* _TASK DIRECTIONS_
Filter the data for lines with the word "maxexp", then copy every line so identified.
[SOURCE DATA Boundary: Start]
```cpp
struct fast_common {
    sc_ctx sc;
    cplx th, eta, ff1, ff2, inv_she, she, che, top, g3, inv_den, ex1;
    cplx chz0;
    fprim p1;
    int have_p1;
    cplx mn_uod;
#ifdef UCF_SINGLE_RCP
    cplx q, den;
#endif
    cplx fd_s1;
    cplx top3, fd_s13;
    bool small_eta, fd_use, fd_use3;
    int any_small, any_large;
};

template <int FAMILY>
UCF_DEV double fast_scale(const ucf_dev_params& P)
{
    if (FAMILY == 0 || FAMILY == 3) return 2.0;
    if (FAMILY == 5) return P.inv_bD;
    return (FAMILY == 2 && P.model == 4) ? 2.0 : 2.0 * P.inv_bD;
}

template <int FAMILY, bool PAIR = false>
UCF_DEV bool fast_eta(const ucf_dev_params& P, const lane_consts& L, double a, fast_common& S)
{
    const double a2 = a * a;
    const cplx q = caddr(L.p, a2);
#ifdef UCF_SINGLE_RCP
    S.q = q;
#endif
    double mq = 0.0;
    if (PAIR && FAMILY != 0) {
        double r;
        rsq_pair(q.re * q.re + q.im * q.im, &mq, &r);
        S.th = cmake(q.re * r, -(q.im * r));
    } else {
        const double r = fast_rcp(q.re * q.re + q.im * q.im);
        S.th = cmake(q.re * r, -(q.im * r));
    }
    if (FAMILY == 0) return q.re > 0.0;
    {
        const double qr = q.re * P.inv_kappa, qi = q.im * P.inv_kappa;
        double r, hr;
        const double d = PAIR ? mq * P.inv_kappa : sqrt_only(__builtin_fma(qr, qr, qi * qi));
        sqrt_hrsqrt(0.5 * (d + qr), &r, &hr);
        S.eta = cmake(r, qi * hr);
    }
    return (S.eta.re <= P.fast_eta_max) & (q.re > 0.0) & (fabs(S.eta.im) < P.fast_im_max);
}
template <int FAMILY, bool PAIR = false>
UCF_DEV bool fast_eta_wave(const ucf_dev_params& P, const lane_consts& L, double a, fast_common& S)
{
    (void)fast_eta<FAMILY, PAIR>(P, L, a, S);
    const cplx q = caddr(L.p, a * a);
    unsigned long long bad = __builtin_amdgcn_ballot_w64(!(q.re > 0.0));
    if (FAMILY != 0) {
        bad |= __builtin_amdgcn_ballot_w64(!(S.eta.re <= P.fast_eta_max));
        bad |= __builtin_amdgcn_ballot_w64(!(fabs(S.eta.im) < P.fast_im_max));
    }
    return bad == 0;
}

#ifndef UCF_ZPAIR_PHASES
#define UCF_ZPAIR_PHASES 3
#endif
enum {
    UCF_PH_RANGE = 1,
    UCF_PH_IM = 2,
    UCF_PH_LARGE = 4,
    UCF_PH_YS = 8,
    UCF_PH_YL = 16
};
UCF_DEV int zpair_part_phase(const ucf_dev_params& P, const lane_consts& L, double a_max)
{
    if (!(UCF_ZPAIR_PHASES & 2)) return 0;
    const double lim = 0.99 * P.fast_eta_max;
    const bool ok = (L.p.re > 0.0) & (lim > 0.0) & ((__builtin_fma(a_max, a_max, fabs(L.p.re) + fabs(L.p.im)) * P.inv_kappa) < lim * lim);
    return __builtin_amdgcn_ballot_w64(!ok) == 0 ? UCF_PH_RANGE : 0;
}
template <bool UNI>
UCF_DEV bool fast_eta_wave_zpair(const ucf_dev_params& P, const lane_consts& L, double a, fast_common& S, int& ph, int may_set)
{
    if constexpr (!UNI) return fast_eta_wave<2, true>(P, L, a, S);
    (void)fast_eta<2, true>(P, L, a, S);
    unsigned long long bad = 0;
    if (!(ph & UCF_PH_RANGE)) {
        const cplx q = caddr(L.p, a * a);
        bad |= __builtin_amdgcn_ballot_w64(!(q.re > 0.0));
        bad |= __builtin_amdgcn_ballot_w64(!(S.eta.re <= P.fast_eta_max));
        UCF_UNIFORM_BLOCK();
    }
    if (!(ph & UCF_PH_IM)) {
        const double ai = fabs(S.eta.im);
        bad |= __builtin_amdgcn_ballot_w64(!(ai < P.fast_im_max));
        if ((UCF_ZPAIR_PHASES & 2) && may_set && __builtin_amdgcn_ballot_w64(!(ai < 0.5 * P.fast_im_max)) == 0) ph |= UCF_PH_IM;
        UCF_UNIFORM_BLOCK();
    }
    return bad == 0;
}

template <int FAMILY, bool FOLD = false, bool LAY3 = true, bool LAY1 = true, bool NOFOLD = false, bool ZPAIR = false>
UCF_DEV void fast_common_terms(const ucf_dev_params& P, const lane_consts& L, double a, bool need_lay1_in, fast_common& S,
                               bool need_lay3_in = false, bool need_lay12 = true)
{
    static_assert(!ZPAIR || (FOLD && FAMILY == 2), "ZPAIR: folded water-table kernels only");
    const double a2 = a * a;
    if (FAMILY == 0) return;
    if (FAMILY == 3) {
        const fprim p1 = prim<true>(S.eta.re, S.eta.im, S.sc);
        S.che = pcosh(p1);
        S.she = psinh(p1);
        const double wr = __builtin_fma(a2, P.mn_c3, L.mnpv.re), wi = L.mnpv.im;
        double vr, hr;
        sqrt_hrsqrt(0.5 * (sqrt_only(__builtin_fma(wr, wr, wi * wi)) + wr), &vr, &hr);
        const cplx u = cmake(P.mn_u0 * (1.0 - vr), -(P.mn_u0 * (wi * hr)));
        const cplx Delta0 = cfnma(u, S.che, cmul(S.eta, S.she));
        S.mn_uod = cmul(u, cinv_auto(Delta0));
        return;
    }
    const bool hantush = NOFOLD || !(FAMILY == 2 && P.model == 4);
    const bool z1 = FOLD || (!NOFOLD && P.fold_dD != 0), z2 = FOLD || (!NOFOLD && P.fold_lD1 != 0);
    const bool need_lay1 = (FOLD || !LAY1) ? false : need_lay1_in;
    const bool need_lay3 = (FOLD || !LAY3) ? false : need_lay3_in;
    S.small_eta = (FAMILY != 2) || (S.eta.re < P.maxexp);
    S.any_small = ((FAMILY != 2) || (__builtin_amdgcn_ballot_w64(S.small_eta) != 0)) ? 1 : 0;
    S.any_large = ((FAMILY == 2) && (__builtin_amdgcn_ballot_w64(!S.small_eta) != 0)) ? 1 : 0;
    const bool need_p1 = (hantush && (!(z1 && z2) || need_lay1)) || FAMILY == 4 || (FAMILY == 2 && S.any_small);
    S.have_p1 = (need_p1 && !z2) ? 1 : 0;
    fprim p1;
    if (ZPAIR && need_p1) {
        fprim pz;
        prim_pair(S.eta.re, S.eta.im, P.zD[0], P.maxexp, S.sc, &p1, &pz);
        S.chz0 = pcosh(pz);
        S.che = pcosh(p1);
        S.she = psinh(p1);
        S.ex1 = cmake(0.0, 0.0);
    } else if (need_p1) {
        p1 = prim<true>(S.eta.re, S.eta.im, S.sc);
        if (!z2) S.p1 = p1;
        S.che = pcosh(p1);
        S.she = psinh(p1);
        if (need_lay1) S.ex1 = pexpneg(p1);
        else S.ex1 = cmake(0.0, 0.0);
    } else {
        S.che = S.she = S.ex1 = cmake(0.0, 0.0);
    }
    if (hantush) {
        fprim pd;
        if (!z1) { pd = prim<true>(S.eta.re * P.dD, S.eta.im * P.dD, S.sc); S.ff1 = psinh(pd); }
        else S.ff1 = cmake(0.0, 0.0);
        fprim pl;
        if (!z2) { pl = prim<true>(S.eta.re * P.lD1, S.eta.im * P.lD1, S.sc); S.ff2 = psinh(pl); }
        else S.ff2 = cmake(0.0, 0.0);
        if (!(z1 && z2) || need_lay1) S.inv_she = cinv_auto(S.she);
        if (need_lay1) {
            const cplx exl = z2 ? cmake(1.0, 0.0) : pexpneg(pl);
            S.g3 = csub(exl, cmul(cadd(S.ff1, cmul(S.ex1, S.ff2)), S.inv_she));
        }
        if (FAMILY != 1) {
            S.top = S.top3 = S.th;
            if (!(z1 && z2)) {
                if (need_lay12) {
                    cplx g1;
                    if (z1) g1 = cmake(1.0, 0.0);
                    else if (P.share_g1top == 1) g1 = pcosh(pd);
                    else if (P.share_g1top == 2) g1 = csub(pcosh(pd), cmul(rscale(P.g1_delta, S.eta), S.ff1));
                    else { const double c = P.dD1 - 1.0; g1 = pcosh(prim(S.eta.re * c, S.eta.im * c, S.sc)); }
                    const cplx udp = csub(g1, cmul(cadd(cmul(S.ff1, S.che), S.ff2), S.inv_she));
                    S.top = cmul(udp, S.th);
                }
                if (need_lay3) {
                    cplx sd1 = S.she;
                    if (!z1) {
                        const double x1 = S.eta.re * P.dD1;
                        if (__builtin_amdgcn_ballot_w64(!(x1 >= 1.0)) == 0) sd1 = psinh(prim_difference(p1, pd));
                        else sd1 = psinh(prim(x1, S.eta.im * P.dD1, S.sc));
                    }
                    const cplx udp = cmul(z2 ? sd1 : csub(sd1, S.ff2), S.inv_she);
                    S.top3 = cmul(udp, S.th);
                }
            }
        }
    } else {
        S.top = S.top3 = S.th;
    }
    if (FAMILY == 2) {
        const cplx xi = cmul(S.eta, L.xifac);
        if (P.beta != 0.0) {
            const cplx one_bex = radd(1.0, cmul(rscale(P.beta, S.eta), xi));
            if (S.small_eta) S.inv_den = cinv_plain(cfma(one_bex, S.che, cmul(xi, S.she)));
            else S.inv_den = cinv_plain(cadd(one_bex, xi));
        } else {
            if (S.small_eta) S.inv_den = cinv_plain(cfma(xi, S.she, S.che));
            else S.inv_den = cinv_plain(radd(1.0, xi));
        }
#ifdef UCF_SINGLE_RCP
        if (FOLD || !hantush) {
            cplx den;
            if (P.beta != 0.0) {
                const cplx one_bex = radd(1.0, cmul(rscale(P.beta, S.eta), xi));
                den = S.small_eta ? cfma(one_bex, S.che, cmul(xi, S.she)) : cadd(one_bex, xi);
            } else {
                den = S.small_eta ? cfma(xi, S.she, S.che) : radd(1.0, xi);
            }
            S.den = den;
            S.inv_den = cinv_auto(cmul(S.q, den));
        }
#endif
    }
    if (FAMILY == 4) {
        const int n = P.order;
        const double h = P.fd_h, invhsq = P.fd_invhsq, b3h = P.fd_beta3 / h;
        const double B2 = a2 * P.inv_kappa;
        const double csup = invhsq - b3h, K = csup * invhsq, bmid = b3h - 2.0 * invhsq - B2;
        const cplx B1 = L.fdB1;
        const cplx cc = cmake((b3h - invhsq - B2) - B1.re * P.fd_e[0], -(B1.im * P.fd_e[0]));
        const cplx eoh = cscale(S.eta, 1.0 / h);
        const cplx b1 = csub(cmul(cc, S.che), cmul(eoh, S.she));
        (void)n;
        const cplx iB2 = fd_inverse_B2(P, B1, bmid, invhsq, b3h, K);
        const cplx a2v = cscale(S.che, invhsq);
        const cplx B1p = csub(b1, cmul(rscale(csup, a2v), iB2));
        const cplx iB1p = cinv_scaled(B1p);
        const cplx v1 = cneg(cmul(cc, S.top)), v2 = rscale(-invhsq, S.top);
        const cplx v1p = csub(v1, cmul(rscale(csup, iB2), v2));
        S.fd_s1 = cmul(v1p, iB1p);
        S.fd_use = (fabs(S.fd_s1.re) + fabs(S.fd_s1.im)) > 2.3e-308;
        S.fd_s13 = S.fd_s1;
        S.fd_use3 = S.fd_use;
        if (need_lay3) {
            const cplx w1 = cneg(cmul(cc, S.top3)), w2 = rscale(-invhsq, S.top3);
            S.fd_s13 = cmul(csub(w1, cmul(rscale(csup, iB2), w2)), iB1p);
            S.fd_use3 = (fabs(S.fd_s13.re) + fabs(S.fd_s13.im)) > 2.3e-308;
        }
    }
}

template <int FAMILY>
UCF_DEV bool fast_prepare(const ucf_dev_params& P, const lane_consts& L, double a, bool need_lay1, fast_common& S)
{
    if (!fast_eta<FAMILY>(P, L, a, S)) return false;
    bool need_lay3 = false, need_lay12 = false;
    for (int z = 0; z < P.nz; z++) { need_lay3 |= (P.zLay[z] == 3); need_lay12 |= (P.zLay[z] != 3); }
    fast_common_terms<FAMILY>(P, L, a, need_lay1, S, need_lay3, need_lay12);
    return true;
}

template <int FAMILY, bool FOLD = false, bool LAY3 = true, bool LAY1 = true, bool NOFOLD = false, bool ZPAIR = false>
UCF_DEV cplx fast_hantush_z(const ucf_dev_params& P, const fast_common& S, double zD, int lay_in, cplx* chz_out,
                            cplx* exz_out)
{
    const bool z1 = FOLD || (!NOFOLD && P.fold_dD != 0), z2 = FOLD || (!NOFOLD && P.fold_lD1 != 0);
    const int lay = (FOLD || (!LAY1 && lay_in == 1)) ? 2 : lay_in;
    const bool need_chz = (lay == 1) || !z1 || (FAMILY == 2 && S.any_small) || FAMILY == 4;
    cplx chz = cmake(1.0, 0.0);
    fprim pz;
    if (ZPAIR) { if (need_chz) chz = S.chz0; }
    else if (need_chz) { pz = prim<true>(S.eta.re * zD, S.eta.im * zD, S.sc); chz = pcosh(pz); }
    *chz_out = chz;
    cplx udp;
    if (lay == 1) {
        udp = cmul(S.g3, chz);
    } else {
        cplx g2 = cmake(0.0, 0.0);
        const bool need_1z = !z2;
        fprim p1z;
        if (z2 && FAMILY == 2 && S.any_large) {
            const double c = 1.0 - zD;
            *exz_out = expneg_direct(S.eta.re * c, S.eta.im * c, S.sc);
            UCF_UNIFORM_BLOCK_F(FAMILY);
        }
        if (need_1z) {
            if (need_chz && S.have_p1 && zD >= 0.0 && zD <= 1.0) p1z = prim_difference(S.p1, pz);
            else
            { const double c = 1.0 - zD; p1z = prim(S.eta.re * c, S.eta.im * c, S.sc); }
        }
        if (!z2 && FAMILY == 2 && S.any_large) { *exz_out = pexpneg(p1z); UCF_UNIFORM_BLOCK_F(FAMILY); }
        cplx f2c = cmake(0.0, 0.0);
        if (!z2) f2c = cmul(S.ff2, pcosh(p1z));
        if (lay == 2 || !LAY3) {
            if (z1 && z2) { UCF_UNIFORM_BLOCK_F(FAMILY); return S.th; }
            cplx num = f2c;
            if (!z1) { num = cadd(cmul(S.ff1, chz), f2c); UCF_UNIFORM_BLOCK_F(FAMILY); }
            g2 = cmul(num, S.inv_she);
            udp = rsub(1.0, g2);
            UCF_UNIFORM_BLOCK_F(FAMILY);
        } else {
            const double ca = 2.0 - zD - P.dD, cb = zD - P.dD;
            const cplx sa = psinh(prim(S.eta.re * ca, S.eta.im * ca, S.sc));
            const cplx sb = psinh(prim(S.eta.re * cb, S.eta.im * cb, S.sc));
            const cplx num = cmake(__builtin_fma(0.5, sa.re + sb.re, -f2c.re), __builtin_fma(0.5, sa.im + sb.im, -f2c.im));
            udp = cmul(num, S.inv_she);
        }
    }
    const cplx res = cmul(udp, S.th);
    UCF_UNIFORM_BLOCK_F(FAMILY);
    return res;
}

template <int FAMILY, bool FOLD = false, bool LAY3 = true, bool LAY1 = true, bool NOFOLD = false, bool ZPAIR = false>
UCF_DEV cplx fast_sample_z(const ucf_dev_params& P, const fast_common& S, int iz)
{
    const double zD = P.zD[iz];
    const int lay = P.zLay[iz];
    cplx chz, exz = cmake(0.0, 0.0);
    if (FAMILY == 0) return S.th;
    if (FAMILY == 3) {
        const cplx cz = pcosh(prim<true>(S.eta.re * zD, S.eta.im * zD, S.sc));
        return cfma(S.th, cmul(S.mn_uod, cz), S.th);
    }
    if (FAMILY == 1) return fast_hantush_z<1, FOLD, LAY3, LAY1, NOFOLD>(P, S, zD, lay, &chz, &exz);
    if (FAMILY == 4) {
        const cplx sH = fast_hantush_z<4, FOLD, LAY3, LAY1, NOFOLD>(P, S, zD, lay, &chz, &exz);
        if (!FOLD && LAY3 && lay == 3) return S.fd_use3 ? cadd(sH, cmul(S.fd_s13, chz)) : sH;
        return S.fd_use ? cadd(sH, cmul(S.fd_s1, chz)) : sH;
    }
    cplx u;
    if (!NOFOLD && P.model == 4) {
        u = S.th;
        if (S.any_small) chz = ZPAIR ? S.chz0 : pcosh(prim(S.eta.re * zD, S.eta.im * zD, S.sc));
        if (S.any_large) { const double c = 1.0 - zD; exz = expneg_direct(S.eta.re * c, S.eta.im * c, S.sc); }
    } else {
        u = fast_hantush_z<2, FOLD, LAY3, LAY1, NOFOLD, ZPAIR>(P, S, zD, lay, &chz, &exz);
        if (LAY1 && S.any_large && lay == 1) { const double c = 1.0 - zD; exz = expneg_direct(S.eta.re * c, S.eta.im * c, S.sc); }
    }
#ifdef UCF_SINGLE_RCP
    if (FOLD || (!NOFOLD && P.model == 4)) return cmul(csub(S.den, S.small_eta ? chz : exz), S.inv_den);
#endif
    const cplx top = (!FOLD && LAY3 && (NOFOLD || P.model != 4) && lay == 3) ? S.top3 : S.top;
    cplx g = chz;
    if (S.any_large) {
        g = S.small_eta ? chz : exz;
        asm volatile("" ::: "memory");
    }
    return cfnma(cmul(top, g), S.inv_den, u);
}

template <bool UNI, bool SMALLY>
UCF_DEV void zpair_arm_small(const ucf_dev_params& P, const lane_consts& L, const fast_common& S, double zD, cplx* g, cplx* den)
{
    fprim p1, pz;
    if (SMALLY) prim_pair_small(S.eta.re, S.eta.im, zD, P.maxexp, S.sc, &p1, &pz);
    else prim_pair_min<UNI>(S.eta.re, S.eta.im, zD, P.maxexp, S.sc, &p1, &pz);
    *g = pcosh(pz);
    const cplx che = pcosh(p1), she = psinh(p1);
    const cplx xi = cmul(S.eta, L.xifac);
    if (P.beta != 0.0) *den = cfma(radd(1.0, cmul(rscale(P.beta, S.eta), xi)), che, cmul(xi, she));
    else *den = cfma(xi, she, che);
}
template <bool SMALLY>
UCF_DEV void zpair_arm_large(const ucf_dev_params& P, const lane_consts& L, const fast_common& S, double x, double y, cplx* g, cplx* den)
{
    *g = SMALLY ? expneg_small(x, y, S.sc) : expneg_direct(x, y, S.sc);
    const cplx xi = cmul(S.eta, L.xifac);
    if (P.beta != 0.0) *den = cadd(radd(1.0, cmul(rscale(P.beta, S.eta), xi)), xi);
    else *den = radd(1.0, xi);
}
template <bool UNI>
UCF_DEV cplx fast_sample_zpair(const ucf_dev_params& P, const lane_consts& L, const fast_common& S, int& ph, int may_set)
{
    constexpr bool SHORT = UNI && (UCF_ZPAIR_PHASES & 1);
    const double zD = P.zD[0];
    int form = 2;
    if (!UNI || !(ph & UCF_PH_LARGE)) {
        const bool small_eta = S.eta.re < P.maxexp;
        const bool any_small = __builtin_amdgcn_ballot_w64(small_eta) != 0, any_large = __builtin_amdgcn_ballot_w64(!small_eta) != 0;
        form = !any_large ? 0 : (any_small ? 1 : 2);
        if (UNI && (UCF_ZPAIR_PHASES & 2) && may_set && form == 2 && __builtin_amdgcn_ballot_w64(!(S.eta.re > P.maxexp * (1.0 + 0x1p-20))) == 0) ph |= UCF_PH_LARGE;
        UCF_UNIFORM_BLOCK();
    }
    cplx den, g;
    if (form == 0) {
        if (SHORT && may_set && !(ph & UCF_PH_YS)) {
            if (__builtin_amdgcn_ballot_w64(!(fabs(S.eta.im) < UCF_SC_SMALL)) == 0) ph |= UCF_PH_YS | UCF_PH_YL;
            UCF_UNIFORM_BLOCK();
        }
        if (SHORT && (ph & UCF_PH_YS)) {
            zpair_arm_small<UNI, true>(P, L, S, zD, &g, &den);
            UCF_UNIFORM_BLOCK();
        } else {
            zpair_arm_small<UNI, false>(P, L, S, zD, &g, &den);
            UCF_UNIFORM_BLOCK();
        }
    } else if (form == 2) {
        const double c = 1.0 - zD;
        const double x = S.eta.re * c, y = S.eta.im * c;
        if (SHORT && may_set && !(ph & UCF_PH_YL)) {
            if (__builtin_amdgcn_ballot_w64(!(fabs(y) < UCF_SC_SMALL)) == 0) ph |= UCF_PH_YL;
            UCF_UNIFORM_BLOCK();
        }
        if (SHORT && (ph & UCF_PH_YL)) {
            zpair_arm_large<true>(P, L, S, x, y, &g, &den);
            UCF_UNIFORM_BLOCK();
        } else {
            zpair_arm_large<false>(P, L, S, x, y, &g, &den);
            UCF_UNIFORM_BLOCK();
        }
    } else {
        const bool small_eta = S.eta.re < P.maxexp;
        fprim p1, pz;
        prim_pair_min<UNI>(S.eta.re, S.eta.im, zD, P.maxexp, S.sc, &p1, &pz);
        const cplx chz = pcosh(pz), che = pcosh(p1), she = psinh(p1);
        const cplx xi = cmul(S.eta, L.xifac);
        if (P.beta != 0.0) {
            const cplx one_bex = radd(1.0, cmul(rscale(P.beta, S.eta), xi));
            den = small_eta ? cfma(one_bex, che, cmul(xi, she)) : cadd(one_bex, xi);
        } else {
            den = small_eta ? cfma(xi, she, che) : radd(1.0, xi);
        }
        const double c = 1.0 - zD;
        const cplx exz = expneg_direct(S.eta.re * c, S.eta.im * c, S.sc);
        g = small_eta ? chz : exz;
        UCF_UNIFORM_BLOCK();
    }
    const double r = fast_rcp(__builtin_fma(den.im, den.im, den.re * den.re));
    const cplx inv_den = cmake(den.re * r, -(den.im * r));
    return cfnma(cmul(S.th, g), inv_den, S.th);
}


}
```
[SOURCE DATA Boundary: End]
* _FINISHED EXERCISE_
    S.small_eta = (FAMILY != 2) || (S.eta.re < P.maxexp);
        prim_pair(S.eta.re, S.eta.im, P.zD[0], P.maxexp, S.sc, &p1, &pz);
    if (SMALLY) prim_pair_small(S.eta.re, S.eta.im, zD, P.maxexp, S.sc, &p1, &pz);
    else prim_pair_min<UNI>(S.eta.re, S.eta.im, zD, P.maxexp, S.sc, &p1, &pz);
        const bool small_eta = S.eta.re < P.maxexp;
        if (UNI && (UCF_ZPAIR_PHASES & 2) && may_set && form == 2 && __builtin_amdgcn_ballot_w64(!(S.eta.re > P.maxexp * (1.0 + 0x1p-20))) == 0) ph |= UCF_PH_LARGE;
        const bool small_eta = S.eta.re < P.maxexp;
        prim_pair_min<UNI>(S.eta.re, S.eta.im, zD, P.maxexp, S.sc, &p1, &pz);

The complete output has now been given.